Unlike the Oscars, which are voted on by several thousand of Hollywood’s most accomplished artists and technicians, the Golden Globes are decided by a small group of foreign journalists with little to no profile outside of the Hollywood Foreign Press Association, many of whom draw significant paychecks from the group.

It’s an unlikely selection of people to confer prestige, and the Golden Globes may have to wholly reinvent their voting body if they hope to win back stars and studios already in revolt. Why would actors like Johansson or Kaluuya continue participating in the organization’s activities if the journalists who have offended them still retain their influence within the group?

In the meantime, it’s possible that another awards show could move to early January to effectively take the Globes’ place on the awards calendar next year.

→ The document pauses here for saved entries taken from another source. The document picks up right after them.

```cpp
template <int D, int NT, int NW = 8, bool PROBE = false, bool SPLIT = false>
__global__ void __launch_bounds__(NW * 64) head_dec_kernel(const HeadDecArgs a) {
    constexpr int J = D / 16;
    constexpr auto quad_off = [](int jq) constexpr { return SPLIT ? 128 * (jq / 2) + 16 * (jq % 2) : 64 * jq; };
    constexpr int KG = SPLIT ? 8 : 4;
    constexpr bool HAND = J + J * NT / NW + (PROBE ? 1 : 0) <= 52;
    extern __shared__ __attribute__((aligned(16))) char head_lds[];
    f32x4* wl = reinterpret_cast<f32x4*>(head_lds);
    f32x4* pwl = wl + J * NT * 64;
    const int lane = threadIdx.x & 63, wave = threadIdx.x >> 6, n = lane & 15, q = lane >> 4;
    static_assert(!PROBE || (D % 256 == 0 && D / 256 <= NW), "the probe row is staged by D / 256 waves");
    int pi = 0;
    if constexpr (PROBE) pi = (a.t_mul ? a.st->t_final * a.t_mul : 0) + a.add;
    const int upi = a.tok_l > 0 ? (a.tok_l - a.tok_e) / 16 : 0;
    const int units = a.tok_l > 0 ? (a.M / a.tok_l) * upi : (a.M + 15) / 16, stride = NW * (int)gridDim.x;
    auto row_of = [&](int u) -> long long {
        return a.tok_l > 0 ? (long long)(u / upi) * a.tok_l + a.tok_e + (u % upi) * 16 + n : (long long)u * 16 + n;
    };
    f32x4 xv[J];
    auto request = [&](int u) {
        const long long row = row_of(u);
        const float* xr = a.x + (row < a.M ? row : (long long)a.M - 1) * D + KG * q;
        [&]<int... JJ>(std::integer_sequence<int, JJ...>) {
            (asm_load_quad<quad_off(JJ), HAND>(xv[JJ], xr), ...);
        }(std::make_integer_sequence<int, J>{});
    };
    constexpr int WI = J * NT / NW;
    static_assert(J * NT % NW == 0, "one equal share of Wg fragments per wave");
    static_assert(quad_off(J - 1) < 4096, "the row quads' immediate offsets");
    static_assert(!SPLIT || (HAND && J % 2 == 0), "the split product is built for the hand-counted widths");
    static_assert(!HAND || J + WI <= 63, "the vector-memory counter holds 63 operations");
    int u = wave * (int)gridDim.x + (int)blockIdx.x;
// ... 266 lines not shown
```

### duodiff_amd/csrc/wave_prims.h

```cpp
#pragma once
#include "dd_internal.h"

namespace dd {

typedef const __attribute__((address_space(1))) void* gptr_t;
typedef __attribute__((address_space(3))) void* lptr_t;

__device__ __forceinline__ unsigned cvt_pk_bf16(float lo, float hi) {
    typedef __bf16 bf16v2 __attribute__((ext_vector_type(2)));
    typedef float f32v2 __attribute__((ext_vector_type(2)));
    const f32v2 q = {lo, hi};
    return __builtin_bit_cast(unsigned, __builtin_convertvector(q, bf16v2));
}

__device__ __forceinline__ unsigned lds_offset(const void* p) { return (unsigned)(size_t)(const __attribute__((address_space(3))) char*)p; }

__device__ __forceinline__ void lds_dma16(const void* src, void* lds_dst) {
    __builtin_amdgcn_global_load_lds((gptr_t)src, (lptr_t)lds_dst, 16, 0, 0);
}
__device__ __forceinline__ void lds_dma16s(const char* sbase, unsigned voff, const void* lds_dst) {
    asm volatile("s_mov_b32 m0, %0\n\ts_nop 0\n\tglobal_load_lds_dwordx4 %1, %2" ::"s"(lds_offset(lds_dst)), "v"(voff), "s"(sbase) : "memory", "m0");
}

template <int N>
__device__ __forceinline__ void waitcnt_vm() { asm volatile("s_waitcnt vmcnt(%0)" ::"i"(N) : "memory"); }
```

The Screen Actors Guild Awards and Critics Choice Awards are already televised and draw major stars, though none has been able to reach the traditional ratings success of the Golden Globes.

Still, if either show were appropriately scaled up and moved to the first week of January, it could at least take advantage of an ecosystem of parties, events and for-your-consideration ads that revolve around a major awards ceremony airing in the first week of the year. And if the newly relocated show managed better viewership numbers than the Globes’ pandemic-stricken low this year, Hollywood may be in no real rush to return the Globes to prominence.

That’s the thing about awards: These trophies are only as important as the recipients believe them to be, and now that the illusion of the Golden Globes has been punctured, stars might find it hard to go back to suspending their disbelief. Could the biggest Golden Globe snub come when Hollywood moves on from the show entirely?